(Stored items)
⟨

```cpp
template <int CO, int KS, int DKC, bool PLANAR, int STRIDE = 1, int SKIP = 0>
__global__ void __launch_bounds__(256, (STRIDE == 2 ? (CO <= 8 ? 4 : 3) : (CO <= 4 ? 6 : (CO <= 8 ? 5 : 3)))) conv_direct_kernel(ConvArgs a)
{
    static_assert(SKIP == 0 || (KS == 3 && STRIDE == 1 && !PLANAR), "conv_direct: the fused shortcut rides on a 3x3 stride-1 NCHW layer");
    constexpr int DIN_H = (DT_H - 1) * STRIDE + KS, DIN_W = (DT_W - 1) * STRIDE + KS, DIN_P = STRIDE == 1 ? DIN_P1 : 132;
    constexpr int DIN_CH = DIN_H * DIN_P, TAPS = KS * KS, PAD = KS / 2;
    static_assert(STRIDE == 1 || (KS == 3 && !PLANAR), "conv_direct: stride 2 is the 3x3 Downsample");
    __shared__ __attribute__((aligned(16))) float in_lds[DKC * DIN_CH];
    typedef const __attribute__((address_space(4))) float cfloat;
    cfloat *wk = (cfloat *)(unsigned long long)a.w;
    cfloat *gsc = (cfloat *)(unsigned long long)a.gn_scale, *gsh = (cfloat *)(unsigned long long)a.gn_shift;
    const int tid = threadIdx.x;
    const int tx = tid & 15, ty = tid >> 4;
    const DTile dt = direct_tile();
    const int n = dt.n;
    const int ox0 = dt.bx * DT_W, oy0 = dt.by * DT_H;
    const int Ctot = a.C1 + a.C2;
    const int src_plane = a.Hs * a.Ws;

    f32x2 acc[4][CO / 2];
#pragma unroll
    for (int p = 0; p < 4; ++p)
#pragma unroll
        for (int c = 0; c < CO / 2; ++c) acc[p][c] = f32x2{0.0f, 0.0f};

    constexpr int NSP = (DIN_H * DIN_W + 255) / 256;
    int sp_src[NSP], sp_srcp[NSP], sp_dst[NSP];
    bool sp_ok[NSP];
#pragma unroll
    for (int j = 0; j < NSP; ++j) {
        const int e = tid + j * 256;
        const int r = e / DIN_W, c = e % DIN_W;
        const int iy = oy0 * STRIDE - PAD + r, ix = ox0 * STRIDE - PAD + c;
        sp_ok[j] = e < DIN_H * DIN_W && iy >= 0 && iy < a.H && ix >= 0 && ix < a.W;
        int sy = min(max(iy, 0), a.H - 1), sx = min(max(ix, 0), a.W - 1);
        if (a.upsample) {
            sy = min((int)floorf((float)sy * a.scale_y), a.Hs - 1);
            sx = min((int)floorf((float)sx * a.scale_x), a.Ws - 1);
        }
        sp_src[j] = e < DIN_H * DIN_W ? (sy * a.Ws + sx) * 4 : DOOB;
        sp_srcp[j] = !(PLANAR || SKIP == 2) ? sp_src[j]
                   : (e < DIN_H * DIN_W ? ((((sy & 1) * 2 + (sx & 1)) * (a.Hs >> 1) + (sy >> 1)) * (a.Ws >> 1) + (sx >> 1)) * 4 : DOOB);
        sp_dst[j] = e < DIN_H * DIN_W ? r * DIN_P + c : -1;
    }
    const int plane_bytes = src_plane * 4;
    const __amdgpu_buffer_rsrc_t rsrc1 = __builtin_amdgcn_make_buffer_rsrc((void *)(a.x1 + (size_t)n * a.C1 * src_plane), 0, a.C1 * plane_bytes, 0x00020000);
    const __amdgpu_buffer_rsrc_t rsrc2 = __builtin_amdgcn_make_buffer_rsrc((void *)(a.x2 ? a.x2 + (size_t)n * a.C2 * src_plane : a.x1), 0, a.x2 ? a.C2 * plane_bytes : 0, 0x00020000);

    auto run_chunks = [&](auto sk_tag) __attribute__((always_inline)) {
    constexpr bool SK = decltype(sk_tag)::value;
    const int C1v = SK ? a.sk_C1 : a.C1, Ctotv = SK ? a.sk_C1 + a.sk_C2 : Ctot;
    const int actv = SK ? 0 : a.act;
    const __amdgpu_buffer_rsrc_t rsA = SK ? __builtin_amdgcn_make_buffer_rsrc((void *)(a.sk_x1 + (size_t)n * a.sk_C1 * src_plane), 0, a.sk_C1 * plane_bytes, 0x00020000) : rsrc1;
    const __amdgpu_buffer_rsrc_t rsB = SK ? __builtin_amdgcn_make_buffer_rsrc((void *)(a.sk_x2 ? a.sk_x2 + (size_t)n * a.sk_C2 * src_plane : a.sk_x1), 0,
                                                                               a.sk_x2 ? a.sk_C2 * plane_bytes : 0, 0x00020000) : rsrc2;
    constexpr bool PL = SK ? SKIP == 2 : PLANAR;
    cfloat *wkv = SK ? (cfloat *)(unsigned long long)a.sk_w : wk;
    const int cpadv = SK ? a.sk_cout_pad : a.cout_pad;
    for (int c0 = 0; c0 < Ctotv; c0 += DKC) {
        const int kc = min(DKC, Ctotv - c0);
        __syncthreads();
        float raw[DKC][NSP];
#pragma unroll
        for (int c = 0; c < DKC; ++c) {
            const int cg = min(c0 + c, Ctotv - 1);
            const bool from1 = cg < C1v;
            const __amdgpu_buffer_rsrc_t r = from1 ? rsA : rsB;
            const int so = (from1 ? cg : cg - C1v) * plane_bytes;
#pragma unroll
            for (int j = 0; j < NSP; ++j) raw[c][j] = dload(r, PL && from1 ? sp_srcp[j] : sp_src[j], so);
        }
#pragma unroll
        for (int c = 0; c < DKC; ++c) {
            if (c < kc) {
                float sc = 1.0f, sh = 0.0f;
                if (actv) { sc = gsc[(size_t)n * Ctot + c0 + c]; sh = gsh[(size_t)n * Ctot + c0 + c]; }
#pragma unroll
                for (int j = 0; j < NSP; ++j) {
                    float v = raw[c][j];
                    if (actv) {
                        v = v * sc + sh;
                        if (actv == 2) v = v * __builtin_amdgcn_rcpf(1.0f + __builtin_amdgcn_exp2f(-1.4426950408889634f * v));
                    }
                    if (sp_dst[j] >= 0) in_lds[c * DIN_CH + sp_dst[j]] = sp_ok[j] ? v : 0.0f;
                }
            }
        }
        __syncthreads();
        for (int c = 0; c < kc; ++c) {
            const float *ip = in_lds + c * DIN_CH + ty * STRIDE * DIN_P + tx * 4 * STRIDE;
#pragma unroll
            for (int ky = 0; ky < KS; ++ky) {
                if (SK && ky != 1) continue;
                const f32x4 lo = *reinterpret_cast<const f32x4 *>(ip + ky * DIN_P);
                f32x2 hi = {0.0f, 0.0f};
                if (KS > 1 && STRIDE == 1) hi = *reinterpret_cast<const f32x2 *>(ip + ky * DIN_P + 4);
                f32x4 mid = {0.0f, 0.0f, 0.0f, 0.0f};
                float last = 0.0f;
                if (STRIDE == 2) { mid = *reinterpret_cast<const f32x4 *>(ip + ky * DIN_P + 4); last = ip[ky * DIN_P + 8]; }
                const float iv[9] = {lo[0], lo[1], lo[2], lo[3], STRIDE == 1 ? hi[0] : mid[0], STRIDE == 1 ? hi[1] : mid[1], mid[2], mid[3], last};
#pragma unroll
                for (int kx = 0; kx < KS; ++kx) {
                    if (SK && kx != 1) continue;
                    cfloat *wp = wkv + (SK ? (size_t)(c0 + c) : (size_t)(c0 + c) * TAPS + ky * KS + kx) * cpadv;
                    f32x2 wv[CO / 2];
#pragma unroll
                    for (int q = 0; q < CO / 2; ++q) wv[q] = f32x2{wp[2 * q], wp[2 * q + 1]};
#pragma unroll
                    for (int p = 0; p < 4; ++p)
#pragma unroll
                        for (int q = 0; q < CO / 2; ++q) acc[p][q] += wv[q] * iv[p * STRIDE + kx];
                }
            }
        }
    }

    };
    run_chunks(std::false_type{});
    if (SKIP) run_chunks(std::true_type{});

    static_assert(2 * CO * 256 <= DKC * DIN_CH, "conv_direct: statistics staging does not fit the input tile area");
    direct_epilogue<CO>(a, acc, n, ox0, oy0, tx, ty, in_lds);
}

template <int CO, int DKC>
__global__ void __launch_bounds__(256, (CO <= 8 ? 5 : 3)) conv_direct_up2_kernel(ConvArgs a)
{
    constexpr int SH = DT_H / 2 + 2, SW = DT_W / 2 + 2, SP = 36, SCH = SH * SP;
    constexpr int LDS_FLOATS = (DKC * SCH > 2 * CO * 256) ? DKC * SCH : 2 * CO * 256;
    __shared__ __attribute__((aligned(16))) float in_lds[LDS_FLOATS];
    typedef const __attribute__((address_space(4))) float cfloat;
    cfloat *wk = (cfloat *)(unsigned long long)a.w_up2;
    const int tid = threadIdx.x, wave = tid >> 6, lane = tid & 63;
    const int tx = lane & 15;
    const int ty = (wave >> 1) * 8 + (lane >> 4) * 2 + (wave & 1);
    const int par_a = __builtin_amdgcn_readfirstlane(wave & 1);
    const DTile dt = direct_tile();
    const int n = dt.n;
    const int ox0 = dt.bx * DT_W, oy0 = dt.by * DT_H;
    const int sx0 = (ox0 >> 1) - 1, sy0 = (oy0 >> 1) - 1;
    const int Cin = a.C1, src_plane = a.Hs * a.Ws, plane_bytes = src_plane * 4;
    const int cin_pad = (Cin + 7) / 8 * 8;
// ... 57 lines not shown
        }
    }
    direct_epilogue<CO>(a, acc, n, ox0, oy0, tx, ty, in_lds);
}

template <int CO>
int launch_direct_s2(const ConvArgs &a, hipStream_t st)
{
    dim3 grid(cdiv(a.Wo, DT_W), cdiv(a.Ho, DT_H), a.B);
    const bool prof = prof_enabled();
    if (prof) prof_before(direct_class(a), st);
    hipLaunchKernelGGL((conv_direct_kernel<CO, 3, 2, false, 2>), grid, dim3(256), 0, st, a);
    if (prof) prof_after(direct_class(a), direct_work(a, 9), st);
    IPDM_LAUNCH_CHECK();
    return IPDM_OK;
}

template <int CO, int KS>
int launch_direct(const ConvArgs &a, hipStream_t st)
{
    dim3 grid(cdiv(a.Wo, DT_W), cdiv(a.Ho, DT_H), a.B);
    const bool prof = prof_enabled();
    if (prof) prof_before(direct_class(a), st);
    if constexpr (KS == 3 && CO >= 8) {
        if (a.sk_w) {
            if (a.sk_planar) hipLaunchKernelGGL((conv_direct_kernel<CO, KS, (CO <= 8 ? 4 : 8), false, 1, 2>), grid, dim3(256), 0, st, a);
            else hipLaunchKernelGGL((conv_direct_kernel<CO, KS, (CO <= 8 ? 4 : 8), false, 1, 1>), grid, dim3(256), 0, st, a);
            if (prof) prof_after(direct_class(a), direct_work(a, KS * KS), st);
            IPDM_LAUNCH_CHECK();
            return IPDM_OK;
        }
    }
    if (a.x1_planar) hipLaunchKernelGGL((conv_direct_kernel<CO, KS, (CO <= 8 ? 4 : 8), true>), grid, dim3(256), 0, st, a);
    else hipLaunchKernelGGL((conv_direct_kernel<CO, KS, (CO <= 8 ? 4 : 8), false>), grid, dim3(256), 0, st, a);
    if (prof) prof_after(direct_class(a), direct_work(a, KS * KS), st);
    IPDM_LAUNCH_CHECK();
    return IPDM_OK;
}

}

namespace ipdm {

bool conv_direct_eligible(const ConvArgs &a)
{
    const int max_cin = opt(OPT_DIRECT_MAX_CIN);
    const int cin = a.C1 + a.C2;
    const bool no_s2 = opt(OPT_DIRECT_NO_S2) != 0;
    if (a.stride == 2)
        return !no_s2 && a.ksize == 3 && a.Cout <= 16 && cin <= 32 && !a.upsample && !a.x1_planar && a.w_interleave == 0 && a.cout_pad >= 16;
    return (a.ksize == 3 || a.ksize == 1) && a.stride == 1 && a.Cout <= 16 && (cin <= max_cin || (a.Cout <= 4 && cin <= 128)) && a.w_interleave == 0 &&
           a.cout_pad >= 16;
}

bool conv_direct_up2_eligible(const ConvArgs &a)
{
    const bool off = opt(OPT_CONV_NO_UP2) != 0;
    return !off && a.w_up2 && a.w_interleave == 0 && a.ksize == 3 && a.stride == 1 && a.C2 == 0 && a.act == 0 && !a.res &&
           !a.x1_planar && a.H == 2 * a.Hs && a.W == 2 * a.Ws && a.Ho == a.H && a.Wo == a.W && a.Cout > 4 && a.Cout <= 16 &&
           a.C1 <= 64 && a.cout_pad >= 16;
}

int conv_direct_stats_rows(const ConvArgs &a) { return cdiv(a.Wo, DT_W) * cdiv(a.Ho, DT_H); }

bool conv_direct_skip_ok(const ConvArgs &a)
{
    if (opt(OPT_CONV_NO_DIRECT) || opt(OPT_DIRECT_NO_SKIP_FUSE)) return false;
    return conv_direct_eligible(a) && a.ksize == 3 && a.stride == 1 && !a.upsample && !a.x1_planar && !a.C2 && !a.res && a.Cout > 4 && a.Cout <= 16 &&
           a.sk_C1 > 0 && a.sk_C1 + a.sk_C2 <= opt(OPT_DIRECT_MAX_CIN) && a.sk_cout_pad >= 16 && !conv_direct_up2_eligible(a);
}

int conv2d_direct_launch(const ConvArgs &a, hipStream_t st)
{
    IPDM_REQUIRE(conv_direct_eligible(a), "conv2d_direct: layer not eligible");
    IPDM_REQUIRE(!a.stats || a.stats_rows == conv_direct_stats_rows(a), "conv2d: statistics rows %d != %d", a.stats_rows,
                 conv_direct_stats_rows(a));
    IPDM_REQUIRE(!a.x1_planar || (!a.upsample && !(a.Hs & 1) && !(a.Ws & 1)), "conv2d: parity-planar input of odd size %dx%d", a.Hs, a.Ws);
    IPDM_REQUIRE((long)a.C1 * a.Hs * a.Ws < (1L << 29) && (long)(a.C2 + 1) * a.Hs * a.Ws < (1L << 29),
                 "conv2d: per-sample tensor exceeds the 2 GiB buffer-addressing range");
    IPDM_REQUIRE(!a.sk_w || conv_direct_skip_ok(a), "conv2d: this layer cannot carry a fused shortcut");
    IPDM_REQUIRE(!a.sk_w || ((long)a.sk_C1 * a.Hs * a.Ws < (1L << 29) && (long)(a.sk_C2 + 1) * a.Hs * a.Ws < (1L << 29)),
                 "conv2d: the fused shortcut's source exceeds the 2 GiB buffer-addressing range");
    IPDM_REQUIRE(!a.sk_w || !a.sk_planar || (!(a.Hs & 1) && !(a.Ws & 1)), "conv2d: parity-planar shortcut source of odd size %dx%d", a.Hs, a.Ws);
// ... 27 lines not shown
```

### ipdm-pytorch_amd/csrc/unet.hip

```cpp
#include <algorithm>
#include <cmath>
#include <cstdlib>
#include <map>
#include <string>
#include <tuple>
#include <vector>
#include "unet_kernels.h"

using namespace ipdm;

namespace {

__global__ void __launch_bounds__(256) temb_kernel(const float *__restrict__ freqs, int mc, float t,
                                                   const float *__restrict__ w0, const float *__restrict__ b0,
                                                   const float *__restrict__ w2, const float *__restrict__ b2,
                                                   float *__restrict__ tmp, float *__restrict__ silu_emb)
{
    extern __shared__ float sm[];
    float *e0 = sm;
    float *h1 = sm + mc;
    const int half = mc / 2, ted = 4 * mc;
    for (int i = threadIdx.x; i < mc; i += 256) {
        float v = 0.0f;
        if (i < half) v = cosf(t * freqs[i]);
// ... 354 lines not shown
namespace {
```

⟩
⟨

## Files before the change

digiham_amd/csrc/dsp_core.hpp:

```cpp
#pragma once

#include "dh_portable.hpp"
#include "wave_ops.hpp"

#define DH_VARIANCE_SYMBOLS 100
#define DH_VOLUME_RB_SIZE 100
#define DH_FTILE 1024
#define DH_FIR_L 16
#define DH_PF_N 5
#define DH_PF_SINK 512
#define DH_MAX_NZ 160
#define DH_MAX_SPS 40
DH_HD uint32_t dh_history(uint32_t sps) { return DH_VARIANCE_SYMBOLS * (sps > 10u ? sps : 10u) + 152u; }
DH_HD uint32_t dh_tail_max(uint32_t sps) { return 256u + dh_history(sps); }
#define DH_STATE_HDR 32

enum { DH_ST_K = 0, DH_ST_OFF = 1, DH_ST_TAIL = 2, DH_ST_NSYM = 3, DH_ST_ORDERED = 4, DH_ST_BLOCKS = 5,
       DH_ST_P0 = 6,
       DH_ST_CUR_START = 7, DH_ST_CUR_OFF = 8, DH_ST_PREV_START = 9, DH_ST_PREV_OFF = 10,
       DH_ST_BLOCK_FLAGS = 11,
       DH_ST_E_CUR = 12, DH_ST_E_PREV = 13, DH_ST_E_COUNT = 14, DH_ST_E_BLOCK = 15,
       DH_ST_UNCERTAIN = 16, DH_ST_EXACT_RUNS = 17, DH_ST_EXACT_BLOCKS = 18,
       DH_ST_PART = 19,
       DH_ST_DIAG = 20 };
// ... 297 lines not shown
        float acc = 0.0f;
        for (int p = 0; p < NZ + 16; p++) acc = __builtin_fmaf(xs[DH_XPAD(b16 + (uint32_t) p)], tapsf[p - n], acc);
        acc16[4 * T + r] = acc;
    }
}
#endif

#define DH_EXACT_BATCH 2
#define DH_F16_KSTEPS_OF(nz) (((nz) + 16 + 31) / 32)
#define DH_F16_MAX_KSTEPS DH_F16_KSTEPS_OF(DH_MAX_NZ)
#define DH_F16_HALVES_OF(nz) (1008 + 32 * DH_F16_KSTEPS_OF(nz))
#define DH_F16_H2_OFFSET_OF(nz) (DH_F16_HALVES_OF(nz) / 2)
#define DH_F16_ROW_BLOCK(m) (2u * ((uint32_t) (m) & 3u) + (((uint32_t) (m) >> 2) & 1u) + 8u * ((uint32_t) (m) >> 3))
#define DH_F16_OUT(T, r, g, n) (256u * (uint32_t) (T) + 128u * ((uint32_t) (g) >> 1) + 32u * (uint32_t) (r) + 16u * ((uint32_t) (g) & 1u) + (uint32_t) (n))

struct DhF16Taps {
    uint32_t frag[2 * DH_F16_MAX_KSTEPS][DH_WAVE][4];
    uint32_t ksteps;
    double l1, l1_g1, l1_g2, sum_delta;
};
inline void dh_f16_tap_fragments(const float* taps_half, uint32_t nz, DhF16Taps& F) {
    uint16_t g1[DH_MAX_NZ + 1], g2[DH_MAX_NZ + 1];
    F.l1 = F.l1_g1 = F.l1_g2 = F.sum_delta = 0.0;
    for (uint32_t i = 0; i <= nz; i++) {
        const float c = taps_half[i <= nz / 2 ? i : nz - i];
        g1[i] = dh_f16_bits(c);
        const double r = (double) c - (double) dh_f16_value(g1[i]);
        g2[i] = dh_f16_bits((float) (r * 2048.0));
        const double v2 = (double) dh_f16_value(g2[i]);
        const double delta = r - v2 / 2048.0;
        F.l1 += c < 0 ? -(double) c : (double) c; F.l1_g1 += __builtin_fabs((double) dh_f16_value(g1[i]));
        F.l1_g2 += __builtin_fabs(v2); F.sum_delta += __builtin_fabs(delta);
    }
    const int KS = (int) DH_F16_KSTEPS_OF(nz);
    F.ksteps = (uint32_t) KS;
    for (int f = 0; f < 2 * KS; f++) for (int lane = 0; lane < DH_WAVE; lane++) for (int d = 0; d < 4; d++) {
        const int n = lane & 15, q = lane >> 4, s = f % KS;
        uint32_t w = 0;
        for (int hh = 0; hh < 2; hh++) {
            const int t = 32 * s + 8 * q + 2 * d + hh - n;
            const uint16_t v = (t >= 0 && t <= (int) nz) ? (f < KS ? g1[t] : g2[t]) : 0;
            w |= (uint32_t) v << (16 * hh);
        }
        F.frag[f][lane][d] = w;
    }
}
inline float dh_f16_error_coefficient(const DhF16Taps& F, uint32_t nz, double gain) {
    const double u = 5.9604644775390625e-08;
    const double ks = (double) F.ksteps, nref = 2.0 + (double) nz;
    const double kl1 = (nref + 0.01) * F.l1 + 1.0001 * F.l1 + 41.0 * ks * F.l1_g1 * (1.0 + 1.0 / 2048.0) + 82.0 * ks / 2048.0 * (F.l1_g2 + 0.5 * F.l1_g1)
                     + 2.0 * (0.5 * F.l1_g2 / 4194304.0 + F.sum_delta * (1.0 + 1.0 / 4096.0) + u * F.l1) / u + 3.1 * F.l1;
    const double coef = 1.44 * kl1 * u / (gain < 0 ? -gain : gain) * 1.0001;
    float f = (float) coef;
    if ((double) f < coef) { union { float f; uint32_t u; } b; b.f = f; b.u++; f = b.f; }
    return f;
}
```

⟩

Goal of the exercise:
Pull out every line above that holds the word "else".

Problem solution:
            else hipLaunchKernelGGL((conv_direct_kernel<CO, KS, (CO <= 8 ? 4 : 8), false, 1, 1>), grid, dim3(256), 0, st, a);
    else hipLaunchKernelGGL((conv_direct_kernel<CO, KS, (CO <= 8 ? 4 : 8), false>), grid, dim3(256), 0, st, a);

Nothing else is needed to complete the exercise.